» Work task
In the entries below, which lines run from the one containing "double s = 0.0, q = 0.0;" to the one containing "void adv_normalise_kernel(const float*"? Copy exactly those lines, ends included, and no others.

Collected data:
────────────────

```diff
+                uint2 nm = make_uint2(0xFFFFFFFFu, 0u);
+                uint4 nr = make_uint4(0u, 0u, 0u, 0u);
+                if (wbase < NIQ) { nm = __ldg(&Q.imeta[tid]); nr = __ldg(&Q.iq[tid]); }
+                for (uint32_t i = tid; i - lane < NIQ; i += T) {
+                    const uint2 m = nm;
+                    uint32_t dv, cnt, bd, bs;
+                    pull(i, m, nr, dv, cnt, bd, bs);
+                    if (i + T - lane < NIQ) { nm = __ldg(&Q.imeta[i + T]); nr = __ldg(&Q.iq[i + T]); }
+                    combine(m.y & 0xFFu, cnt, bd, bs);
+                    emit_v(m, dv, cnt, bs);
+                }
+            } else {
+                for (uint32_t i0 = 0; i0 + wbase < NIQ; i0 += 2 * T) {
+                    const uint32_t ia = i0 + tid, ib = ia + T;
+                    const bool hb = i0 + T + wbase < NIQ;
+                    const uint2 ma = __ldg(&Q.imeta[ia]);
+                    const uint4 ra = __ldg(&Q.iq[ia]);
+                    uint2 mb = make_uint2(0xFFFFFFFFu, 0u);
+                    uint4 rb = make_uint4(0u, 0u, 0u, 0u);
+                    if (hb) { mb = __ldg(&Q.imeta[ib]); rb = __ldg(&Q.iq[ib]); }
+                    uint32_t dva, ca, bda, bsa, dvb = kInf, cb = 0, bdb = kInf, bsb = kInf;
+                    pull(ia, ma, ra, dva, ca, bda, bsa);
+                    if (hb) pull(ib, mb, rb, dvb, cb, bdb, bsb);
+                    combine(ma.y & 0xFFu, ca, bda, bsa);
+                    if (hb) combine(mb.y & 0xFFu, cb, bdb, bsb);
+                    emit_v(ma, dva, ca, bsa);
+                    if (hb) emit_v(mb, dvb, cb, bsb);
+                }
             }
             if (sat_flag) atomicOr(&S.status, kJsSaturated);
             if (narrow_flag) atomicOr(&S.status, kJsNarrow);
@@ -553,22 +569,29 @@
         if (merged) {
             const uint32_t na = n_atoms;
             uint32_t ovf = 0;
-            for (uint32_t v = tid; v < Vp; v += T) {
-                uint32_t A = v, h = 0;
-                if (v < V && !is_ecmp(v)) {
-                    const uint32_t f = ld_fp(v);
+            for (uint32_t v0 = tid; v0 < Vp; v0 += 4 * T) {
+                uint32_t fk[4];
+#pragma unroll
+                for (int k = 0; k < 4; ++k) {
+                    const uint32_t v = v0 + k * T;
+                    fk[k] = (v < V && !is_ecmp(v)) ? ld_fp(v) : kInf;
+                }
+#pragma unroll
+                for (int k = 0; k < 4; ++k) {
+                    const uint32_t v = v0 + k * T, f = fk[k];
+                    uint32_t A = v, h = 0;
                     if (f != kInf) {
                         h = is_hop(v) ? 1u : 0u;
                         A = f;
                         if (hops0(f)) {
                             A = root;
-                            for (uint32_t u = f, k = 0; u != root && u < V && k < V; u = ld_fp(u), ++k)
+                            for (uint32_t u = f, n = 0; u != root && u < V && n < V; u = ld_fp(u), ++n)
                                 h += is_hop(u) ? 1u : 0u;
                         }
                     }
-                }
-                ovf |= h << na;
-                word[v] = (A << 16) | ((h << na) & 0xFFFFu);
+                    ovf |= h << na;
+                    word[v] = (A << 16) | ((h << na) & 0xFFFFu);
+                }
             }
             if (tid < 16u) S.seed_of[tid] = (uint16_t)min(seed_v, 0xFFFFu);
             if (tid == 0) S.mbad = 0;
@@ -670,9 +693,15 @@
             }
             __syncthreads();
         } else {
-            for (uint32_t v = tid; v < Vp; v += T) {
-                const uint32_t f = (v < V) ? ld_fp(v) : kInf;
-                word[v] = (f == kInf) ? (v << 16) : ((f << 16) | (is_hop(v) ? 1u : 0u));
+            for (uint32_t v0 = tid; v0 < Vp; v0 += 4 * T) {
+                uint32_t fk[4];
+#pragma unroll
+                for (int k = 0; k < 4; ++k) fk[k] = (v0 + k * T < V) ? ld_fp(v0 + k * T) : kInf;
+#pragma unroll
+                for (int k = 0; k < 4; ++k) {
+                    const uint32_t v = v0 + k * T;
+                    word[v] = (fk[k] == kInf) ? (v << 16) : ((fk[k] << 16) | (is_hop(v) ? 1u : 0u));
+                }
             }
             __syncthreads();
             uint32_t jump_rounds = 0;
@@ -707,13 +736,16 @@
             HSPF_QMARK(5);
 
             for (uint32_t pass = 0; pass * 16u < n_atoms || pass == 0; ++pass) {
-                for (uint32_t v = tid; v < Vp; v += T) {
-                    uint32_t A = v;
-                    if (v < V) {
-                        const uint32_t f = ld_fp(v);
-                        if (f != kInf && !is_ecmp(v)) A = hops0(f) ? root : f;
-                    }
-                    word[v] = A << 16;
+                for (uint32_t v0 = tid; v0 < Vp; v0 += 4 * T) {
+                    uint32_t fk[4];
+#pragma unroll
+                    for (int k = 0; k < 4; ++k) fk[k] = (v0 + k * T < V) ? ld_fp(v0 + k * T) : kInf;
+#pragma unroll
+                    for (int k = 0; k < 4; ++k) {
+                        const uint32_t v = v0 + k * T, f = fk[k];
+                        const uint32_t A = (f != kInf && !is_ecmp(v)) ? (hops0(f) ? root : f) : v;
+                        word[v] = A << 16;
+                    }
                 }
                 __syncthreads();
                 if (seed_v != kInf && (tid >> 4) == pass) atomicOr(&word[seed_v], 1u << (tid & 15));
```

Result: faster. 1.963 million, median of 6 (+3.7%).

────────────────

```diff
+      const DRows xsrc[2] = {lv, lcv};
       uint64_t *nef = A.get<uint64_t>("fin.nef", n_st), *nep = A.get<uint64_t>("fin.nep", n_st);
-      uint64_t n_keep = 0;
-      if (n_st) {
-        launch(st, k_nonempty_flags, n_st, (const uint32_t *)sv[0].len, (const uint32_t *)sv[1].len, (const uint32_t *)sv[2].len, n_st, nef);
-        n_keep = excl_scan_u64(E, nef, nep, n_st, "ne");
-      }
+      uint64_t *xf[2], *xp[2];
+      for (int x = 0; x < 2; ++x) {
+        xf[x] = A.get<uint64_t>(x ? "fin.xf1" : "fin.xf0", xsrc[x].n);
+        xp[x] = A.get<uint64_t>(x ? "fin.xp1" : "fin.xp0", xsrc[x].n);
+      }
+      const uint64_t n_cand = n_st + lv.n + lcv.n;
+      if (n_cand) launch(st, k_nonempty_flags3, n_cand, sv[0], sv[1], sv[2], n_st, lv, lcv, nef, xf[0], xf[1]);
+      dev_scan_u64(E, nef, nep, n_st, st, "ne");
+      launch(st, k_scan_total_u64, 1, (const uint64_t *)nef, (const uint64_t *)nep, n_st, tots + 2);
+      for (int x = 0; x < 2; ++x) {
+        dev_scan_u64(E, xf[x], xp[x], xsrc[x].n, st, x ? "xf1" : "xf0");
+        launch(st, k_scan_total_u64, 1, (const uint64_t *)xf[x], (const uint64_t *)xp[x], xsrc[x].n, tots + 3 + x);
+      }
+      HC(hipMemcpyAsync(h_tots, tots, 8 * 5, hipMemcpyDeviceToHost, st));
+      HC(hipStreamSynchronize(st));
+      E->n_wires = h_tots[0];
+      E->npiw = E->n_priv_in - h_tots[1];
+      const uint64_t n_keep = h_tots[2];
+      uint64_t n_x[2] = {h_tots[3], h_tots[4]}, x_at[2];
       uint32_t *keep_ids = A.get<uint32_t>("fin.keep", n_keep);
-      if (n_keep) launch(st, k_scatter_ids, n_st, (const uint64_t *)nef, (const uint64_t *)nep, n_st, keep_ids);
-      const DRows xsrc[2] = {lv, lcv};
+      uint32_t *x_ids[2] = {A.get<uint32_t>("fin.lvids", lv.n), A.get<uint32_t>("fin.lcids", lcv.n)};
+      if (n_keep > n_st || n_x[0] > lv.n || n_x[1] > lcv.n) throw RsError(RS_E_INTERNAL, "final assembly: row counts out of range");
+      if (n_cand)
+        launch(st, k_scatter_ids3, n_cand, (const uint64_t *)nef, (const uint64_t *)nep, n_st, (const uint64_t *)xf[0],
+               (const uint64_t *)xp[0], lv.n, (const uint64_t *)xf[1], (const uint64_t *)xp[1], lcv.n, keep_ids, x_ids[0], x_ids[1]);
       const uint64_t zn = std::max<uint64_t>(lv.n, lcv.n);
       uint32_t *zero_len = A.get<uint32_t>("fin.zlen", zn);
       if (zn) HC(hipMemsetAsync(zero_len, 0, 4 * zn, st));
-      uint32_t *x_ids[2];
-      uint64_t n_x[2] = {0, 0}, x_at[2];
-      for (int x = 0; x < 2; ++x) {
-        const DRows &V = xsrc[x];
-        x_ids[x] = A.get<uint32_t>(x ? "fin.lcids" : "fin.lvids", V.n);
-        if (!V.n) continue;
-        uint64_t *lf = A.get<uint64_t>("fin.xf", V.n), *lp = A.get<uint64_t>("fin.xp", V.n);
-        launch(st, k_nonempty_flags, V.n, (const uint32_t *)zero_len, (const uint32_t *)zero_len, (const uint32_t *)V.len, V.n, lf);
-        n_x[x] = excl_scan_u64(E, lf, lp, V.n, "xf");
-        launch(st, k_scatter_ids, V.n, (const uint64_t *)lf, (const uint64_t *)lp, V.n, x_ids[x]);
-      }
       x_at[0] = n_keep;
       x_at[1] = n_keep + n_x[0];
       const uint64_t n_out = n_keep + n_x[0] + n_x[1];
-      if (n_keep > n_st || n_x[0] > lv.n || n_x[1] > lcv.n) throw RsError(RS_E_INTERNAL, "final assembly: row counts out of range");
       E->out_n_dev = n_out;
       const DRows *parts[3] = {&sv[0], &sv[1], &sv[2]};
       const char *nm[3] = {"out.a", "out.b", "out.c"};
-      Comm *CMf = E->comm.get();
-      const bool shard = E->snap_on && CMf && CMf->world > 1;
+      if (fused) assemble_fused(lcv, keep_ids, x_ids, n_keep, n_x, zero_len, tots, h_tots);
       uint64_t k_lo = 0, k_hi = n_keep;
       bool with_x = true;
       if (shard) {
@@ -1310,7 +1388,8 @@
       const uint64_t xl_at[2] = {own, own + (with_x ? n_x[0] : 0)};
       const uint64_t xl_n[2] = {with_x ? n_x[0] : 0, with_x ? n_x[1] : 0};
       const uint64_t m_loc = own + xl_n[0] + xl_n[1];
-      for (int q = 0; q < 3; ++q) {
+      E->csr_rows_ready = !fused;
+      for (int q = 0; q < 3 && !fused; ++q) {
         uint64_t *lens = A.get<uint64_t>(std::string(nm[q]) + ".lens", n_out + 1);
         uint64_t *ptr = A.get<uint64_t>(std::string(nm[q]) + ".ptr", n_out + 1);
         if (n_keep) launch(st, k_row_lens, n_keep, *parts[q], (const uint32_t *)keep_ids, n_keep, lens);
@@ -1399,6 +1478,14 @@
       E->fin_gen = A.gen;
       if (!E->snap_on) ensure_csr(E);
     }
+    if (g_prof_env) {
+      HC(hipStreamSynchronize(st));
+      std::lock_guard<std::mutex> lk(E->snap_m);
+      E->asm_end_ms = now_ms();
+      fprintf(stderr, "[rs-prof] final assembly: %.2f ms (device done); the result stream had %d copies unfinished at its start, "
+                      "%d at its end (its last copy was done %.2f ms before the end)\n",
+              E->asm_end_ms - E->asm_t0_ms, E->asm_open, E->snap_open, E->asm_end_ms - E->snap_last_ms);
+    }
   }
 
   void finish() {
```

────────────────

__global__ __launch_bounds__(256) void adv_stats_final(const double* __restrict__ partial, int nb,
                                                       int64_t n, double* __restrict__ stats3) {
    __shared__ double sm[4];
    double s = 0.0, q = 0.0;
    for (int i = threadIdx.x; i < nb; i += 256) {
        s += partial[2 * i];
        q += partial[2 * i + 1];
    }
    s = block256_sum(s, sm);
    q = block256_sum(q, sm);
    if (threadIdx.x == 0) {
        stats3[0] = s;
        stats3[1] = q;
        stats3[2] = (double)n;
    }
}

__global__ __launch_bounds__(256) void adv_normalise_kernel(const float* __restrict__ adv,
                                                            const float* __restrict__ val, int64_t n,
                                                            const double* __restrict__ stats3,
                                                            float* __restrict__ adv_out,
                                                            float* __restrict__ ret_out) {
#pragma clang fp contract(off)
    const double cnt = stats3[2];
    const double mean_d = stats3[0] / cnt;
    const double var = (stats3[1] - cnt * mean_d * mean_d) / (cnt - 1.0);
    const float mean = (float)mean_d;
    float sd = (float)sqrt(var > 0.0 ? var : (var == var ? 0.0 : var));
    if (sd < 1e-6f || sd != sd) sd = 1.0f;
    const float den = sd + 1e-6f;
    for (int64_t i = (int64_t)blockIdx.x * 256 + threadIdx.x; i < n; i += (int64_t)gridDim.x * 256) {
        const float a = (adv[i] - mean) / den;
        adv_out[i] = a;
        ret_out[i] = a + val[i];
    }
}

────────────────

» Expected output
    double s = 0.0, q = 0.0;
    for (int i = threadIdx.x; i < nb; i += 256) {
        s += partial[2 * i];
        q += partial[2 * i + 1];
    }
    s = block256_sum(s, sm);
    q = block256_sum(q, sm);
    if (threadIdx.x == 0) {
        stats3[0] = s;
        stats3[1] = q;
        stats3[2] = (double)n;
    }
}

__global__ __launch_bounds__(256) void adv_normalise_kernel(const float* __restrict__ adv,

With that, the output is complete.